# What kind of P&L or % returns are Prop shops looking for to take you on?



## jiggy (2 July 2009)

If you want to be taken on as a trader working for a prop shop what are the parameters used to determine which person is worth considering based on their trading P&L or percentage return they made with a specfic amount they initally started out with.

It would be very intersting to hear from the experienced guys here who have worked for props what kind of benchmark is used.

Thanks in advance


----------



## alwaysLearning (2 July 2009)

I'm extremely interested in this as well.

My goal is to trade a small account profitably for a year or two and then go to a prop firm and hopefully have them give me some of their money to trade with and then we split profits etc etc. (so that I can more rapidly increase my trading profits/trading capital and speed the compounding process up).

I don't know if this type of thing realistically happens often though?

I hope that someone with prop firm experience or knowledge can shed some light on these aspirations.


----------



## Trembling Hand (3 July 2009)

Percentage return is not what they look for. They want a consistently profitable trader that trades the same instrument that they are set up to trade, mostly futs.

They want someone who can control their risk (read losses) and has the ability/method to scale up big. They also want traders that are reasonable high frequency.

And mostly intraday. No point going to a prob shop with share trading results with hold times of 1 month per trade. Or CFDs.

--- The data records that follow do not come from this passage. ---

@@ -50,24 +49,16 @@
       ::"r"(smem_u32(smem_dst)), "l"(tmap), "r"(smem_u32(bar)), "r"(c0), "r"(c1)
       : "memory");
 }
+__device__ __forceinline__ void tma_load_2d_evict_first(void* smem_dst, const CUtensorMap* tmap, int c0, int c1, uint64_t* bar) {
+  asm volatile(
+      "{\n\t.reg .b64 pol;\n\t"
+      "createpolicy.fractional.L2::evict_first.b64 pol, 1.0;\n\t"
+      "cp.async.bulk.tensor.2d.shared::cluster.global.tile.mbarrier::complete_tx::bytes.L2::cache_hint [%0], [%1, {%3, %4}], [%2], pol;\n\t}"
+      ::"r"(smem_u32(smem_dst)), "l"(tmap), "r"(smem_u32(bar)), "r"(c0), "r"(c1)
+      : "memory");
+}
 __device__ __forceinline__ void tma_prefetch_2d(const CUtensorMap* tmap, int c0, int c1) {
   asm volatile("cp.async.bulk.prefetch.tensor.2d.L2.global.tile [%0, {%1, %2}];" ::"l"(tmap), "r"(c0), "r"(c1) : "memory");
-}
-
-__device__ __forceinline__ void prefetch_l2(const void* p) { asm volatile("prefetch.global.L2 [%0];" ::"l"(p)); }
-__device__ __forceinline__ float4 ldg_stream(const float* p) {
-  float4 v;
-  asm volatile("ld.global.nc.L1::no_allocate.v4.f32 {%0, %1, %2, %3}, [%4];"
-               : "=f"(v.x), "=f"(v.y), "=f"(v.z), "=f"(v.w)
-               : "l"(p));
-  return v;
-}
-__device__ __forceinline__ uint4 ldg_stream_u4(const void* p) {
-  uint4 v;
-  asm volatile("ld.global.nc.L1::no_allocate.v4.u32 {%0, %1, %2, %3}, [%4];"
-               : "=r"(v.x), "=r"(v.y), "=r"(v.z), "=r"(v.w)
-               : "l"(p));
-  return v;
 }
 
 __device__ __forceinline__ void named_bar_sync(int id, int count) {
@@ -103,6 +94,27 @@
       : "l"(a_desc), "l"(b_desc), "r"(accumulate)
       : "memory");
 }
+__device__ __forceinline__ void wgmma_m64n128k16_rs(float (&d)[64], const uint32_t (&a)[4], uint64_t b_desc, uint32_t accumulate) {
+  asm volatile(
+      "{\n\t.reg .pred p;\n\t"
+      "setp.ne.b32 p, %69, 0;\n\t"
+      "wgmma.mma_async.sync.aligned.m64n128k16.f32.f16.f16 "
+      "{%0, %1, %2, %3, %4, %5, %6, %7, %8, %9, %10, %11, %12, %13, %14, %15, "
+      "%16, %17, %18, %19, %20, %21, %22, %23, %24, %25, %26, %27, %28, %29, %30, %31, "
+      "%32, %33, %34, %35, %36, %37, %38, %39, %40, %41, %42, %43, %44, %45, %46, %47, "
+      "%48, %49, %50, %51, %52, %53, %54, %55, %56, %57, %58, %59, %60, %61, %62, %63}, "
+      "{%64, %65, %66, %67}, %68, p, 1, 1, 0;\n\t}"
+      : "+f"(d[0]), "+f"(d[1]), "+f"(d[2]), "+f"(d[3]), "+f"(d[4]), "+f"(d[5]), "+f"(d[6]), "+f"(d[7]),
+        "+f"(d[8]), "+f"(d[9]), "+f"(d[10]), "+f"(d[11]), "+f"(d[12]), "+f"(d[13]), "+f"(d[14]), "+f"(d[15]),
+        "+f"(d[16]), "+f"(d[17]), "+f"(d[18]), "+f"(d[19]), "+f"(d[20]), "+f"(d[21]), "+f"(d[22]), "+f"(d[23]),
+        "+f"(d[24]), "+f"(d[25]), "+f"(d[26]), "+f"(d[27]), "+f"(d[28]), "+f"(d[29]), "+f"(d[30]), "+f"(d[31]),
+        "+f"(d[32]), "+f"(d[33]), "+f"(d[34]), "+f"(d[35]), "+f"(d[36]), "+f"(d[37]), "+f"(d[38]), "+f"(d[39]),
+        "+f"(d[40]), "+f"(d[41]), "+f"(d[42]), "+f"(d[43]), "+f"(d[44]), "+f"(d[45]), "+f"(d[46]), "+f"(d[47]),
+        "+f"(d[48]), "+f"(d[49]), "+f"(d[50]), "+f"(d[51]), "+f"(d[52]), "+f"(d[53]), "+f"(d[54]), "+f"(d[55]),
+        "+f"(d[56]), "+f"(d[57]), "+f"(d[58]), "+f"(d[59]), "+f"(d[60]), "+f"(d[61]), "+f"(d[62]), "+f"(d[63])
+      : "r"(a[0]), "r"(a[1]), "r"(a[2]), "r"(a[3]), "l"(b_desc), "r"(accumulate)
+      : "memory");
+}
 template <int NACC>
 __device__ __forceinline__ void wgmma_slice(float (&d)[NACC], uint64_t a_desc, uint64_t b_desc, bool accumulate) {
   static_assert(NACC == 64 || NACC == 128, "wgmma_slice: N is 128 or 256");
@@ -117,6 +129,21 @@
     }
   }
 }
+template <int NACC>
+__device__ __forceinline__ void wgmma_slice_rs(float (&d)[NACC], const uint32_t (&a)[16], uint64_t b_desc, bool accumulate) {
+  static_assert(NACC == 64 || NACC == 128, "wgmma_slice_rs: N is 128 or 256");
+#pragma unroll
+  for (int k = 0; k < 4; ++k) {
+    const uint32_t acc = (accumulate || k > 0) ? 1u : 0u;
+    const uint32_t(&ak)[4] = *reinterpret_cast<const uint32_t(*)[4]>(&a[4 * k]);
+    float(&lo)[64] = *reinterpret_cast<float(*)[64]>(&d[0]);
+    wgmma_m64n128k16_rs(lo, ak, b_desc + (uint64_t)(2 * k), acc);
+    if constexpr (NACC == 128) {
+      float(&hi)[64] = *reinterpret_cast<float(*)[64]>(&d[64]);
+      wgmma_m64n128k16_rs(hi, ak, b_desc + (uint64_t)(2 * k + (128 * 128 >> 4)), acc);
+    }
+  }
+}
 
 template <int R>
 __device__ __forceinline__ void setmaxnreg_dec() { asm volatile("setmaxnreg.dec.sync.aligned.u32 %0;" ::"n"(R)); }
diff --git a/raglite_b200/csrc/scan_wgmma.cu b/raglite_b200/csrc/scan_wgmma.cu
--- a/raglite_b200/csrc/scan_wgmma.cu
+++ b/raglite_b200/csrc/scan_wgmma.cu
@@ -18,17 +18,15 @@
 constexpr int kSliceK = 64;
 constexpr int kNumConsumerWarps = 8;
 constexpr int kNumConsumers = kNumConsumerWarps * 32;
-constexpr int kFirstLoaderWarp = 8;
-constexpr int kNumLoaderWarps = 8;
-constexpr int kThreads = (kFirstLoaderWarp + kNumLoaderWarps) * 32;
-constexpr int kLoaderRegs = 72;
-constexpr int kConsumerRegs = 184;
-static_assert(kLoaderRegs + kConsumerRegs == 2 * 65536 / kThreads, "the register split must use exactly the CTA's registers");
-constexpr int kMaxStages = 8;
-constexpr int kABytes = kTileM * 128;
+constexpr int kProducerWarp = 8;
+constexpr int kThreads = (kProducerWarp + 4) * 32;
+constexpr int kProducerRegs = 40;
+constexpr int kConsumerRegs = 232;
+static_assert(128 * kProducerRegs + kNumConsumers * kConsumerRegs <= 65536, "the register split must fit the register file");
+constexpr int kMaxSlots = 8;
+constexpr int kF16SliceBytes = kTileM * 128;
+constexpr int kF32BoxBytes = kTileM * 128;
 constexpr uint32_t kSmemBudget = 227 * 1024;
-template <int NQ>
-__host__ __device__ constexpr int prefetch_items() { return NQ == 128 ? 6 : 0; }
 constexpr int kListCap = 1024;
 constexpr int kFlushFirst = 192;
 constexpr int kFlushAt = 512;
@@ -49,8 +47,8 @@
   int nq_last;
   int par_groups;
   int n_ks;
-  int stages;
-  int pf_pairs;
+  int c_slots;
+  int q_slots;
 };
 
 __device__ __forceinline__ float pow2_scale(float max_abs) {
@@ -58,8 +56,10 @@
 }
 
 struct SmemLayout {
-  uint64_t* full;
-  uint64_t* empty;
+  uint64_t* c_full;
+  uint64_t* c_empty;
+  uint64_t* q_full;
+  uint64_t* q_empty;
   float* thr;
   float* cs;
   float* thr0;
@@ -69,14 +69,16 @@
   int* basev;
   int* list_n;
   uint32_t* list;
-  unsigned char* stage_base;
+  unsigned char* c_base;
+  unsigned char* q_base;
 };
 
+__host__ __device__ constexpr uint32_t corpus_slot_bytes(bool ef16) { return ef16 ? kF16SliceBytes : 2u * kF32BoxBytes; }
 template <int NQ>
-__host__ __device__ constexpr uint32_t stage_bytes() { return kABytes + NQ * 128u; }
+__host__ __device__ constexpr uint32_t query_slot_bytes() { return NQ * 128u; }
 template <int NQ>
 __host__ __device__ constexpr uint32_t tail_bytes() {
-  return 2 * kMaxStages * 8 + NQ * (6u * 4u + (uint32_t)kHistBins * 2u) + 16 + kListCap * 12;
+  return 4 * kMaxSlots * 8 + NQ * (6u * 4u + (uint32_t)kHistBins * 2u) + 16 + kListCap * 12;
 }
 
 template <int METRIC, bool EF16, int NQ>
@@ -99,11 +101,14 @@
     q_scale_g += q0p;
     qimg_g += (size_t)pg * t.n_ks * NQ * kSliceK;
   }
-  constexpr uint32_t sbytes = stage_bytes<NQ>();
+  constexpr uint32_t cbytes = corpus_slot_bytes(EF16);
+  constexpr uint32_t qslot = query_slot_bytes<NQ>();
   SmemLayout s;
-  s.full = reinterpret_cast<uint64_t*>(smem_dyn);
-  s.empty = s.full + kMaxStages;
-  s.thr = reinterpret_cast<float*>(s.empty + kMaxStages);
+  s.c_full = reinterpret_cast<uint64_t*>(smem_dyn);
+  s.c_empty = s.c_full + kMaxSlots;
+  s.q_full = s.c_empty + kMaxSlots;
+  s.q_empty = s.q_full + kMaxSlots;
+  s.thr = reinterpret_cast<float*>(s.q_empty + kMaxSlots);
   s.cs = s.thr + NQ;
   s.thr0 = s.cs + NQ;
   s.inv_w = s.thr0 + NQ;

Though you are best to just ask them. Of course they will not give you a straight answer but I would bet if you went to them as a newbie with an average day of say 20 ticks per contract on something like the SPI or STW they would be interested.


----------



## Mr J (3 July 2009)

If one can make 20 ticks a day on the SPI, money shouldn't be a problem. That's already a 6-figure income on possibly low 5-figures of capital.


----------



## Trembling Hand (3 July 2009)

Mr J said:


> If one can make 20 ticks a day on the SPI, money shouldn't be a problem. That's already a 6-figure income on possibly low 5-figures of capital.


----------



## Mr J (3 July 2009)

Trembling Hand said:


>




Just making a point, as many people interested in prop seem to be interested because they lack capital.


----------



## Trembling Hand (3 July 2009)

Mr J said:


> Just making a point, as many people interested in prop seem to be interested because they lack capital.




Thats not the only reason. Why is it that VERY profitable traders stay prop?

If you can take 20 tics avg per day unless you have the capital to trade 4 - 5 I still think you will struggle.

Take into account tax, trading cost, living expenses and normal drawdowns and you see its extremely hard to grow your capital punting on 2 contracts.


----------



## alwaysLearning (3 July 2009)

Trembling Hand said:


> Percentage return is not what they look for. They want a consistently profitable trader that trades the same instrument that they are set up to trade, mostly futs.
> 
> They want someone who can control their risk (read losses) and has the ability/method to scale up big. They also want traders that are reasonable high frequency.
> 
> ...




I am very encouraged by this TH. I hope that they would accept me if I can do all of what you say above given that I trade 'OTC spot forex' and not forex futures via the CME.

I'm still not profitable but I am getting there and I'll never give up. This is my dream.


----------



## Mr J (3 July 2009)

Trembling Hand said:


> Thats not the only reason. Why is it that VERY profitable traders stay prop?
> 
> If you can take 20 tics avg per day unless you have the capital to trade 4 - 5 I still think you will struggle.
> 
> Take into account tax, trading cost, living expenses and normal drawdowns and you see its extremely hard to grow your capital punting on 2 contracts.




Obviously the reason to go prop is to make more, and yes my statement was oversimplified. If you have to live off of that capital, then yes, it may be difficult to grow it. If you don't have to live off of it, or if you're making 20 ticks a day and have reasonable expenses, then it shouldn't be difficult to grow it.

Come on TH. 20 ticks a day at 5 contracts is over 600k per year, and that is not even compounded. 10 ticks a day on one contract is 60k, not compounded. Obviously how much growth that would allow depends on the individual's financial responsibilities, but even that should allow most people to grow a little. Bump that up to 20 ticks or add multiple contracts, and few should 'struggle'.


----------



## mazzatelli1000 (3 July 2009)

As TH has alluded props/funds are interested in the path dependency of the % returns - i.e. how you achieved it.

Descriptive measures of performance they use (not comprehensive)
1) profit factor
2) peak to trough DD
3) Average $W/$L
4) APD ratio
5) Sharpe Ratio


----------



## jiggy (4 July 2009)

Using CFD's would be used by props too i would assume. Good leverage there.

I wonder if the percentage return they look for on average........30, 50 100 200% etc


----------